Stored records
········
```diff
@@ -161,29 +162,6 @@
     }
 }
 
-typedef __attribute__((ext_vector_type(8))) __bf16 abf16x8;
-typedef __attribute__((ext_vector_type(4))) short ashort4;
-typedef __attribute__((ext_vector_type(4))) _Float16 ahalf4;
-template <typename HT> __device__ __forceinline__ void attn_p_split(float p, short& hi, short& lo) {
-    if constexpr (std::is_same<HT, f16_t>::value) {
-        const _Float16 h = (_Float16)p;
-        hi = __builtin_bit_cast(short, h);
-        lo = __builtin_bit_cast(short, (_Float16)(p - (float)h));
-    } else {
-        const unsigned hb = __float_as_uint(p) & 0xffff0000u;
-        hi = (short)(hb >> 16);
-        lo = (short)(__float_as_uint(p - __uint_as_float(hb)) >> 16);
-    }
-}
-template <typename HT> __device__ __forceinline__ f32x4 attn_mfma_pv(const ashort4& vt, const ashort4& p, const f32x4& o) {
-    if constexpr (std::is_same<HT, f16_t>::value)
-        return __builtin_amdgcn_mfma_f32_16x16x16f16(__builtin_bit_cast(ahalf4, vt), __builtin_bit_cast(ahalf4, p), o, 0, 0, 0);
-    else
-        return __builtin_amdgcn_mfma_f32_16x16x16bf16_1k(vt, p, o, 0, 0, 0);
-}
-template <typename HT> __device__ __forceinline__ f32x4 attn_mfma_qk(const uint4& k, const uint4& q) {
-    return mfma16x16x32<HT>(__builtin_bit_cast(u32x4, k), __builtin_bit_cast(u32x4, q), f32x4{0.f, 0.f, 0.f, 0.f});
-}
 
 template <int NKB, int MAXH, typename HT = unsigned short>
 __global__ __launch_bounds__(256) void attention_mfma_kernel(const mage_attn_desc d) {
@@ -239,56 +217,14 @@
         for (int t = 0; t < MAXH; ++t) {
             const int h = wave + 4 * t;
             if (h >= d.n_head) break;
-            f32x4 st[NKB];
-            float mx = -INFINITY;
-#pragma unroll
-            for (int kb = 0; kb < NKB; ++kb) {
-                st[kb] = attn_mfma_qk<HT>(kf[t][kb], qf[t]);
-#pragma unroll
-                for (int e = 0; e < 4; ++e) {
-                    st[kb][e] = (kb * 16 + 4 * g + e < jmax) ? st[kb][e] * d.scale : -INFINITY;
-                    mx = fmaxf(mx, st[kb][e]);
-                }
-            }
-            mx = fmaxf(mx, __shfl_xor(mx, 16));
-            mx = fmaxf(mx, __shfl_xor(mx, 32));
-            float den = 0.f;
-            ashort4 phi[NKB], plo[NKB];
-#pragma unroll
-            for (int kb = 0; kb < NKB; ++kb)
-#pragma unroll
-                for (int e = 0; e < 4; ++e) {
-                    const float p = (kb * 16 + 4 * g + e < jmax) ? expf(st[kb][e] - mx) : 0.f;
-                    den += p;
-                    short ph, pl;
-                    attn_p_split<HT>(p, ph, pl);
-                    phi[kb][e] = ph;
-                    plo[kb][e] = pl;
-                }
-            den += __shfl_xor(den, 16);
-            den += __shfl_xor(den, 32);
-            f32x4 o[2];
-#pragma unroll
-            for (int b = 0; b < 2; ++b) {
-                o[b] = f32x4{0.f, 0.f, 0.f, 0.f};
-#pragma unroll
-                for (int kb = 0; kb < NKB; ++kb) {
-                    const unsigned short* vr = vs + (kb * 16 + 4 * g) * vpitch + h * 32 + b * 16 + r;
-                    ashort4 vt;
-#pragma unroll
-                    for (int e = 0; e < 4; ++e) vt[e] = (short)vr[e * vpitch];
-                    o[b] = attn_mfma_pv<HT>(vt, phi[kb], o[b]);
-                    o[b] = attn_mfma_pv<HT>(vt, plo[kb], o[b]);
-                }
-            }
-            const float inv = 1.0f / den;
             f32x4 v0, v1;
-#pragma unroll
-            for (int e = 0; e < 4; ++e) {
-                const auto sw = __builtin_amdgcn_permlane16_swap(__float_as_uint(o[0][e]), __float_as_uint(o[1][e]), false, false);
-                v0[e] = __uint_as_float(sw[0]) * inv;
-                v1[e] = __uint_as_float(sw[1]) * inv;
-            }
+            attn_mfma_unit<NKB, HT>(kf[t], qf[t], jmax, d.scale, g, [&](int kb, int b) {
+                const unsigned short* vr = vs + (kb * 16 + 4 * g) * vpitch + h * 32 + b * 16 + r;
+                ashort4 vt;
+#pragma unroll
+                for (int e = 0; e < 4; ++e) vt[e] = (short)vr[e * vpitch];
+                return vt;
+            }, v0, v1);
             if (qi < d.nq) {
                 const int col = h * 32 + 16 * (g & 1) + 8 * (g >> 1);
                 store8(op + (o_base + (long)qi * o_step) * d.ldo + col, v0, v1);
diff --git a/mage_amd/csrc/runtime.hip b/mage_amd/csrc/runtime.hip
--- a/mage_amd/csrc/runtime.hip
+++ b/mage_amd/csrc/runtime.hip
@@ -41,7 +41,7 @@
     {"gemm_stagger_groups", &MageOptions::gemm_stagger_groups, 64},
     {"gemm_stagger_percent", &MageOptions::gemm_stagger_percent, 400}, {"gemm_stagger_forced", &MageOptions::gemm_stagger_forced, 1},
     {"gemm4_stagger_groups", &MageOptions::gemm4_stagger_groups, 64}, {"gemm4_stagger_percent", &MageOptions::gemm4_stagger_percent, 400},
-    {"attn_no_mfma", &MageOptions::attn_no_mfma, 1}, {"attn_no_fewq", &MageOptions::attn_no_fewq, 1}, {"vq_no_mfma", &MageOptions::vq_no_mfma, 1},
+    {"attn_no_mfma", &MageOptions::attn_no_mfma, 1}, {"attn_no_fewq", &MageOptions::attn_no_fewq, 1}, {"attn_proj", &MageOptions::attn_proj, 2}, {"vq_no_mfma", &MageOptions::vq_no_mfma, 1},
     {"conv_no_tile", &MageOptions::conv_no_tile, 1},
 };
 static int env_flag(const char* name) {
@@ -74,6 +74,7 @@
         }
         o.attn_no_mfma = env_flag("MAGE_ATTN_NO_MFMA");
         o.attn_no_fewq = env_flag("MAGE_ATTN_NO_FEWQ");
+        o.attn_proj = getenv("MAGE_ATTN_PROJ") ? atoi(getenv("MAGE_ATTN_PROJ")) : 1;
         o.vq_no_mfma = env_flag("MAGE_VQ_NO_MFMA");
         o.conv_no_tile = env_flag("MAGE_CONV_NO_TILE");
         for (const OptField& f : g_opt_fields) {
diff --git a/mage_amd/modules/mage_model.py b/mage_amd/modules/mage_model.py
--- a/mage_amd/modules/mage_model.py
+++ b/mage_amd/modules/mage_model.py
@@ -554,8 +554,12 @@
             else:
                 q = kv = qkv
                 self._ln_linear(d, p, "in_proj", xn, xb, ln1, qkv, M=M, N=3 * Cc)
-            ops.attention(q, kv[:, Cc:], kv[:, 2 * Cc:], ao, ldq=3 * Cc, ldk=3 * Cc, ldv=3 * Cc, ldo=Cc, **geo[i % 3])
-            _linear(ao, d, p + ".out_proj", x, dt, M=M, N=Cc, K=Cc, **res)
+            if i % 3 != 0 and cache is None and dt != F32:
+                _linear(ao, d, p + ".out_proj", x, dt, M=M, N=Cc, K=Cc, **res,
+                        a_attn=dict(q=q, k=kv[:, Cc:], v=kv[:, 2 * Cc:], ldq=3 * Cc, ldk=3 * Cc, ldv=3 * Cc, **geo[i % 3]))
+            else:
+                ops.attention(q, kv[:, Cc:], kv[:, 2 * Cc:], ao, ldq=3 * Cc, ldk=3 * Cc, ldv=3 * Cc, ldo=Cc, **geo[i % 3])
+                _linear(ao, d, p + ".out_proj", x, dt, M=M, N=Cc, K=Cc, **res)
             if fold and not inl:
                 ops.ln_stats(part, Cc, 1e-5, stats)
             if ln is None:
diff --git a/mage_amd/ops.py b/mage_amd/ops.py
--- a/mage_amd/ops.py
+++ b/mage_amd/ops.py
@@ -183,8 +183,10 @@
          residual=None, ldr: int = 0, post_relu: bool = False, ldw: int = 0, n_split: int = 1, a_split_stride: int = 0,
          w_split_stride: int = 0, y_split_stride: int = 0, y2=None, ldy2: int = 0, ln_part=None, ln_stats=None,
          ln_colsum=None, res_half: bool = False, a_half: bool = False, split_kind: int = 0, y_split: bool = False,
-         ln_eps: float = 0.0, head_w=None, head_phases: int = 0, a_relu: bool = False) -> torch.Tensor:
+         ln_eps: float = 0.0, head_w=None, head_phases: int = 0, a_relu: bool = False, a_attn: Optional[dict] = None) -> torch.Tensor:
     l, s = _dev(a)
+    if split_kind and a_attn is not None:
+        raise ValueError("ops.gemm: split-precision operands (split_kind) do not take a_attn")
     if split_kind and a_relu:
         raise ValueError("ops.gemm: split-precision operands (split_kind) do not take a_relu")
     if split_kind:
@@ -240,6 +242,11 @@
     d.res_half = int(res_half)
     d.a_half = int(a_half)
     d.a_relu = int(a_relu)
+    ad = None
+    if a_attn is not None:
+        kw = dict(a_attn)
+        ad = _attn_desc(kw.pop("q"), kw.pop("k"), kw.pop("v"), a, ldo=lda, **kw)
+        d.a_attn = C.addressof(ad)
     if PROFILE.enabled:
         key = _kernel_name(l, d)
         if PROFILE.wants(key):
@@ -247,6 +254,8 @@
             _lib.check(l.mage_gemm(C.byref(d), s), l)
             es, ys = a.element_size(), y.element_size()
             nb = float(M) * K * es + float(N) * K * es + float(M) * N * ys
+            if ad is not None and key.startswith("attn_proj_kernel"):
+                nb += 2.0 * M * K * es
             if key == "conv3x3_c64_kernel":
                 nb = float(M) * 64 * es * (0.25 if a_half else 1.0) + float(N) * K * es + float(M) * N * ys
             if residual is not None:
@@ -348,6 +357,21 @@
               kv_outer_stride, kv_axis_stride, causal=False, kv_len=None, kv_len_div=1, scale=None, out_split: int = 0,
               drop_p: float = 0.0, drop_seed: int = 0, split_kind: int = 0, o_outer_stride: int = 0, o_axis_stride: int = 0):
     l, s = _dev(q)
+    d = _attn_desc(q, k, v, out, ldq=ldq, ldk=ldk, ldv=ldv, ldo=ldo, n_seq=n_seq, inner=inner, nq=nq, nk=nk, n_head=n_head,
+                   q_outer_stride=q_outer_stride, q_axis_stride=q_axis_stride, kv_outer_stride=kv_outer_stride, kv_axis_stride=kv_axis_stride,
+                   causal=causal, kv_len=kv_len, kv_len_div=kv_len_div, scale=scale, out_split=out_split, drop_p=drop_p, drop_seed=drop_seed,
+                   split_kind=split_kind, o_outer_stride=o_outer_stride, o_axis_stride=o_axis_stride)
+    ev = PROFILE.begin() if PROFILE.wants("attention") else None
+    _lib.check(l.mage_attention(C.byref(d), s), l)
+    if ev is not None:
+        es = q.element_size()
+        PROFILE.end("attention", ev, 4.0 * n_seq * nq * nk * n_head * 32, float(n_seq) * n_head * 32 * es * (2 * nq + 2 * nk))
+    return out
+
+
+def _attn_desc(q, k, v, out, *, ldq, ldk, ldv, ldo, n_seq, inner, nq, nk, n_head, q_outer_stride, q_axis_stride,
+               kv_outer_stride, kv_axis_stride, causal=False, kv_len=None, kv_len_div=1, scale=None, out_split: int = 0,
+               drop_p: float = 0.0, drop_seed: int = 0, split_kind: int = 0, o_outer_stride: int = 0, o_axis_stride: int = 0) -> AttnDesc:
     d = AttnDesc()
     d.dtype = split_kind or code(q)
     d.q, d.k, d.v, d.out = q.data_ptr(), k.data_ptr(), v.data_ptr(), out.data_ptr()
@@ -361,12 +385,8 @@
     d.out_split = out_split
     d.drop_p, d.drop_seed = float(drop_p), int(drop_seed) & (2 ** 64 - 1)
     d.o_outer_stride, d.o_axis_stride = o_outer_stride, o_axis_stride
-    ev = PROFILE.begin() if PROFILE.wants("attention") else None
-    _lib.check(l.mage_attention(C.byref(d), s), l)
-    if ev is not None:
-        es = q.element_size()
-        PROFILE.end("attention", ev, 4.0 * n_seq * nq * nk * n_head * 32, float(n_seq) * n_head * 32 * es * (2 * nq + 2 * nk))
-    return out
+    d._keep = kv_len
+    return d
 
 
 def embedding(ids: torch.Tensor, table: torch.Tensor, out: torch.Tensor, *, relu: bool = False, group: Optional[int] = None,
```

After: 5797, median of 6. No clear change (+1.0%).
········
• **EXERCISE DIRECTIONS**: Find each line of the data above that holds the word "MAXH", then copy it.

• **PROBLEM SOLUTION**:
 template <int NKB, int MAXH, typename HT = unsigned short>
         for (int t = 0; t < MAXH; ++t) {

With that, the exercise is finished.